OpenEO User Defined Functions (UDF) are an approach to run arbitrary code on geographical data
that is available in an OpenEO processing backend like R, GRASS GIS or GeoTrellis.
This document describes the UDF interface and provides reference implementation for Python3. The reference
implementation includes:

    - An OpenEO UDF REST test server that processes user defined data with user defined functions
      and describes its interface using swagger2.0.
    - A command line tool to apply user defined functions on raster and vector data
    - A Python3 API that specifies how UDF must be implemented in Python3
    - The UDF test server and the command line tool are examples howto implement the
      UDF approach in an OpenEO processing backend

Backend integration
===================

This UDF implementation contains an abstract swagger description of schemas that must be used when an API for a specific
programming language is implemented.
They are documented in the swagger 2.0 API description that is provided by the UDF test server.
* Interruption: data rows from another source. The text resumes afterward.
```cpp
static int apply_wave1(mimsem_ctx* c, const ApplyCall& k, ElemArgs& a, bool splits) {
    const WaveTables& w = c->wv;
    const ElemSizes& es = c->es;
    const int nlev = k.nlev;
    const bool own = w.own && !splits && k.op == MIMSEM_OP_UMAT && es.n == 3 && !c->d_tIn && w.ntiles == 0;
    const long long prow = (own ? 0LL : (long long)w.npart) + 128;
    int g0 = 0, g1 = w.ngroups, r0 = 0, r1 = w.nps;
    if (splits && k.part == MIMSEM_PART_BOUNDARY) { g1 = w.nbgroups; r1 = w.nbrec; }
    if (splits && k.part == MIMSEM_PART_INTERIOR) { g0 = w.nbgroups; r0 = w.nbrec; }
    a.wlane = w.lane; a.wplan = own ? w.oplan : w.plan; a.wgroups = g1 - g0; a.wg0 = g0; a.wdump = own ? 0 : w.npart;
    a.wgh = own ? w.gh : nullptr; a.wgx = w.gx;
    a.wgh4 = (own && (long long)c->nEl*es.mp12 < (1LL << 27)) ? w.gh4 : nullptr;
    a.wsing = w.nsing ? w.sing : nullptr; a.wnode = w.node; a.wG = w.G; a.wR = w.R;
    if (c->d_tIn) { a.tIp = c->d_tIn; a.tps = (long long)c->n0*2; a.tnode = 1; }
    a.lch = wave_level_chunk(c, nlev);
    a.wcpp = wave_chunks_per_item(c, nlev, a.lch, g1 - g0);
    if (own) {
        const WaveParts wp = wave_level_parts(c, nlev, g1 - g0);
        a.wnp = wp.np; a.wpb = wp.pb; a.wpr = wp.pr;
        a.lch = nlev == 1 ? 1 : 8; a.wcpp = 1;
        if (const int nwg = a.wgh4 ? wave_balance_workgroups(c, nlev, g1 - g0, wp) : 0) {
            const mimsem_ctx::BalList* b = wave_balance_find(c, nlev, g1 - g0, nwg);
            if (!b && !c->is_capturing()) {
                if (int rc = wave_balance_make(c, nlev, g1 - g0, nwg, wp)) return rc;
                b = &c->bal.back();
            }
            if (b && b->items) { a.witems = b->items; a.wnitems = b->nitems; }
        }
    }
    a.swz = c->wave_order;
    if (w.ntiles > 0) {
        if (splits) return MIMSEM_ERR_STATE;
        a.wtfin = w.tfin; a.wtile = WTF;
        a.wcpp = std::min(a.wcpp, MIMSEM_WTLEV/8);
        a.swz &= ~2;
// ... 434 lines not shown
```

mimsem_amd/csrc/ctx.hpp:

```cpp
#pragma once
#include <hip/hip_runtime.h>
#include <string>
#include <utility>
#include <vector>
#include "../../include/mimsem_hip.h"
#include "basis_host.hpp"
#include <cstdlib>

constexpr int MIMSEM_RD_COUNTERS = 8;
#ifdef MIMSEM_WITH_EXPERIMENTS
constexpr bool kExperiments = true;
inline const char* exp_env(const char* name) {
    static const bool on = std::getenv("MIMSEM_EXPERIMENTS") && std::atoi(std::getenv("MIMSEM_EXPERIMENTS")) != 0;
    return on ? std::getenv(name) : nullptr;
}
#else
constexpr bool kExperiments = false;
inline const char* exp_env(const char*) { return nullptr; }
#endif

namespace mimsem {
extern thread_local std::string g_last_hip_error;
int hip_fail(hipError_t e, const char* what);
}
// ... 12 lines not shown
struct WaveTables {
    bool on = false;
    int ngroups = 0, nsing = 0, nps = 0, npart = 0, ndirect = 0;
    int npwritten = 0;
    bool can_fin = false;
    int nsides = 0;
    int4* fin = nullptr;
    int* sslot = nullptr;
    int* cnt = nullptr;
    int nbgroups = 0, nbrec = 0; bool split = false;
    int4* lane = nullptr;
    bool own = false;
    int4* oplan = nullptr;
    int4* gh = nullptr;
    int* gx = nullptr;
    int4* gh4 = nullptr;
    int4* tfin = nullptr; int ntiles = 0, ninner = 0;
    int4* plan = nullptr;
    int2* sing = nullptr;
    int* node = nullptr;
    double* G = nullptr;
    double* R = nullptr;
    int4* prec = nullptr;
};

enum class Mem { Plain, Uncached, FineGrained };

struct mimsem_ctx {
    int device = 0;
    hipStream_t stream = nullptr;
    hipStream_t cap_stream = nullptr, cap_saved = nullptr; bool cap_active = false, cap_swapped = false;
// ... 170 lines not shown
};
struct PairBlocks { int nEl, lch; const int *i1x, *i1y, *plan; const double *B, *ye; long long yes; const double* b; double* ze; long long zes; const int4* bplan; };
struct PairGather { const double* ye; long long yes; const int* plan; int nslots; GatherEpilogue g; double* x; };
int launch_sw_pair(mimsem_ctx* c, int PA, int PB, const ElemArgs& ea, const PairBlocks& ba, const PairGather& ga, const ElemArgs& eq, const PairGather& gq);
int launch_gather_epilogue(mimsem_ctx* c, int form, int nlev, const double* ye, long long ye_stride, const GatherEpilogue& g,
                           double* x, long long xs);
int launch_blocks_residual(mimsem_ctx* c, int nlev, const double* B, const double* ye, long long yes,
                           const double* b, long long bs, double* ze, long long zes,
                           const double* escale = nullptr, long long ess = 0);
int launch_elem_apply(mimsem_ctx* c, int op, const ElemArgs& a);
int launch_elem_apply_pending(mimsem_ctx* c, const ElemArgs& a, const ElemPending& pd);
int launch_gather_perim(mimsem_ctx* c, int nlev, const double* yp, long long yps, int accum, double* y, long long ys,
                        const int* pslot = nullptr, const int* ppart = nullptr, int nps = -1);
int launch_apply_wave(mimsem_ctx* c, int op, const ElemArgs& a);
int wave_workgroup_waves();
int launch_apply_wave2(mimsem_ctx* c, int op, const ElemArgs& a);
int launch_wave_perim(mimsem_ctx* c, int nlev, const double* yp, long long yps, int accum, double* y, long long ys, int r0 = 0, int r1 = -1);
int launch_gather_sum(mimsem_ctx* c, int form, int nlev, const double* ye, long long ye_stride, int accum,
                      double* y, long long ys, bool shared_only = false);
int launch_blocks_apply(mimsem_ctx* c, int form, int nlev, int transposed, const double* B, long long bstride_lev,
                        const double* x, long long xs, double* y, long long ys, double alpha, int accum,
                        const double* escale = nullptr, long long escale_stride = 0);
int launch_halo_segments(mimsem_ctx* c, const int* idx, int nseg, const int* seg_off, int s_begin, int s_end, int nlev, int mode,
                         double* buf, double* v, long long vs);
int launch_elmats(mimsem_ctx* c, int op, int lev, double scale, unsigned flags, const double* f, double* out,
                  const double* f2 = nullptr, double param = 0.0);
int launch_incidence(mimsem_ctx* c, int which, int nlev, const double* x, long long xs, double* y, long long ys);
int launch_interp_quad(mimsem_ctx* c, int form, int global, int nlev, const double* x, long long xs, double* out, long long os);
int launch_sw_operator(mimsem_ctx* c, int nlev, double a, double grav, double H, const double* f0, long long f0s,
                       const double* x, long long xs, double* y, long long ys);
// ... 18 lines not shown
```

mimsem_amd/csrc/elem_kernels.hip:

```cpp
#include <hip/hip_ext.h>
#include "ctx.hpp"

namespace {

template <int N> struct Dims {
    static constexpr int n = N, np1 = N + 1, mp1 = N + 1, mp12 = mp1*mp1;
    static constexpr int n0e = np1*np1, n1e = np1*N, n2e = N*N;
    static constexpr int LPE = (mp12 <= 4) ? 4 : (mp12 <= 16 ? 16 : (mp12 <= 32 ? 32 : 64));
    static constexpr int BLOCK = 256, EPB = BLOCK/LPE;
};

enum Space { S0 = 0, S1 = 1, S2 = 2, SN = 3, SQ = 4, SQ2 = 5 };

template <int OP> struct OpTraits;
#define MIMSEM_TRAIT(op, in_, cf_, out_) \
    template <> struct OpTraits<op> { static constexpr Space in = in_, cf = cf_, out = out_; \
         \
        static constexpr int tup = (op == MIMSEM_OP_UMAT_UP) ? 1 : (op == MIMSEM_OP_UVEC_HU_UP ? 2 : (op == MIMSEM_OP_UHMAT_UP ? 3 : 0)); \
        static constexpr bool up = (op == MIMSEM_OP_PHMAT_UP || op == MIMSEM_OP_ROTMAT_UP) || tup != 0; \
         \
         \
        static constexpr bool hs = (op == MIMSEM_OP_UMAT_RAY || op == MIMSEM_OP_UMAT_FRIC); \
        static constexpr Space cf2 = up ? S1 : (hs ? S2 : SN); }
MIMSEM_TRAIT(MIMSEM_OP_UMAT,    S1, SN, S1);
// ... 1505 lines not shown

int launch_gather_perim(mimsem_ctx* c, int nlev, const double* yp, long long yps, int accum, double* y, long long ys,
                        const int* pslot, const int* ppart, int nps) {
    if (nps < 0) { pslot = c->d_pslot; ppart = c->d_ppart; nps = c->f_nps; }
    if (nps == 0 || nlev == 0) return MIMSEM_OK;
    const dim3 grid((unsigned)((nps + 255)/256), (unsigned)((nlev + GS_LC - 1)/GS_LC));
    if (c->ev_k2[0]) hipExtLaunchKernelGGL(k_gather_perim, grid, dim3(256), 0, c->stream, c->ev_k2[0], c->ev_k2[1], 0,
                                           yp, yps, pslot, ppart, nps, nlev, accum, y, ys);
    else hipLaunchKernelGGL(k_gather_perim, grid, dim3(256), 0, c->stream, yp, yps, pslot, ppart, nps, nlev, accum, y, ys);
    c->mark_k2();
    MIMSEM_HIP_TRY(hipGetLastError());
    return MIMSEM_OK;
}

int wave_workgroup_waves() { return WNW; }
template <int N>
static int dispatch_apply_wave(mimsem_ctx* c, int op, const ElemArgs& a) {
    const int nch = (a.nlev + a.lch - 1)/a.lch;
    if (a.wnp > 0 && !a.witems && (a.wtfin || a.wfin || a.wpb < 1 || a.wpr < 0 || a.wpr >= a.wnp || 2*(a.wnp*a.wpb + a.wpr) < a.nlev)) return MIMSEM_ERR_ARG;
    const bool listed = a.witems != nullptr;
    if (listed && (a.wnitems < 1 || !a.wgh || !a.wgh4 || a.lch != WLC || a.wg0 != 0 || N != 3 || MIMSEM_WLB != 2 || MIMSEM_WAHEAD != 2)) return MIMSEM_ERR_ARG;
    const long long items = listed ? (long long)a.wnitems : (long long)a.wgroups*(a.wnp > 0 ? a.wnp : (nch + a.wcpp - 1)/a.wcpp);
    if (items >= (1LL << 31)) return MIMSEM_ERR_UNSUPPORTED;
    const unsigned grid = (unsigned)((items + WNW - 1)/WNW);
    if (grid == 0) return MIMSEM_OK;
    constexpr bool TILEABLE = kExperiments && (N == 3 || N == 4) && WNW == 4;
    const bool tile = a.wtfin != nullptr;
    if (tile && (!TILEABLE || a.wgroups%4 != 0 || a.wg0 != 0 || a.lch*a.wcpp > MIMSEM_WTLEV)) return MIMSEM_ERR_STATE;
    const bool own = a.wgh != nullptr;
    if (own && (N != 3 || op != MIMSEM_OP_UMAT || tile || a.wnp < 1)) return MIMSEM_ERR_STATE;
// ... 465 lines not shown
```

mimsem_amd/csrc/elem_wave.inc:

```
#ifndef MIMSEM_WNW
#define MIMSEM_WNW 4
#endif
#ifndef MIMSEM_WAHEAD
#define MIMSEM_WAHEAD 2
#endif
#ifndef MIMSEM_WLB
#define MIMSEM_WLB 2
#endif
constexpr int WNW = MIMSEM_WNW;
constexpr int WLC = 8;

typedef __attribute__((address_space(1))) double gdouble;
typedef __attribute__((address_space(1))) char gchar;

__device__ __forceinline__ void wave_fence() {
    __builtin_amdgcn_fence(__ATOMIC_RELEASE, "wavefront");
    __builtin_amdgcn_wave_barrier();
    __builtin_amdgcn_fence(__ATOMIC_ACQUIRE, "wavefront");
}

__device__ __forceinline__ void wave_exit_if_done(int left) {
    asm volatile("s_cmp_gt_i32 %0, 0\n\ts_cbranch_scc1 .Lwave_goes_on%=\n\ts_endpgm\n.Lwave_goes_on%=:" :: "s"(left) : "scc", "memory");
}

// ... 33 lines not shown
}

#ifndef MIMSEM_WAVE_NT
#define MIMSEM_WAVE_NT 0
#endif
typedef double wave_d2 __attribute__((ext_vector_type(2)));
#if MIMSEM_WAVE_NT
__device__ __forceinline__ double2 wload2(const void* p) { const wave_d2 v = __builtin_nontemporal_load((const wave_d2*)p); double2 r; r.x = v.x; r.y = v.y; return r; }
#else
__device__ __forceinline__ double2 wload2(const void* p) { return *(const double2*)p; }
#endif
#define WLOAD(T, p) wload2(p)

#ifdef MIMSEM_STAMPS
#define WSTAMP(k) do { if (a.wstamps && lane == 0) a.wstamps[(size_t)item*16 + (k)] = (long long)__builtin_amdgcn_s_memtime(); } while (0)
#else
#define WSTAMP(k) do { } while (0)
#endif
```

However, the
Python file that defines the swagger description is available here:

    * https://github.com/Open-EO/openeo-udf/blob/master/src/openeo_udf/server/definitions.py

The basis of the swagger 2.0 API description are basic data-types that are available in many programming languages.
These basic data-types are:

    - Strings
    - Floating point values
    - Integer values
    - Date and time data-types
    - Multi-dimensional arrays, lists or vectors of floating point values, integer values and date time data-types
    - Maps or dictionaries

The entry point of an UDF is a single dictionary or map, that can be represented by a class object as well,
depending on the programming language.

The schemas SpatialExtent, RasterCollectionTile, FeatureCollectionTile, StructuredData, MachineLearnModel
and UdfData are a swagger 2.0 based definitions for the UDF API.
These schemas are implemented as classes with additional functionality in the Python prototype.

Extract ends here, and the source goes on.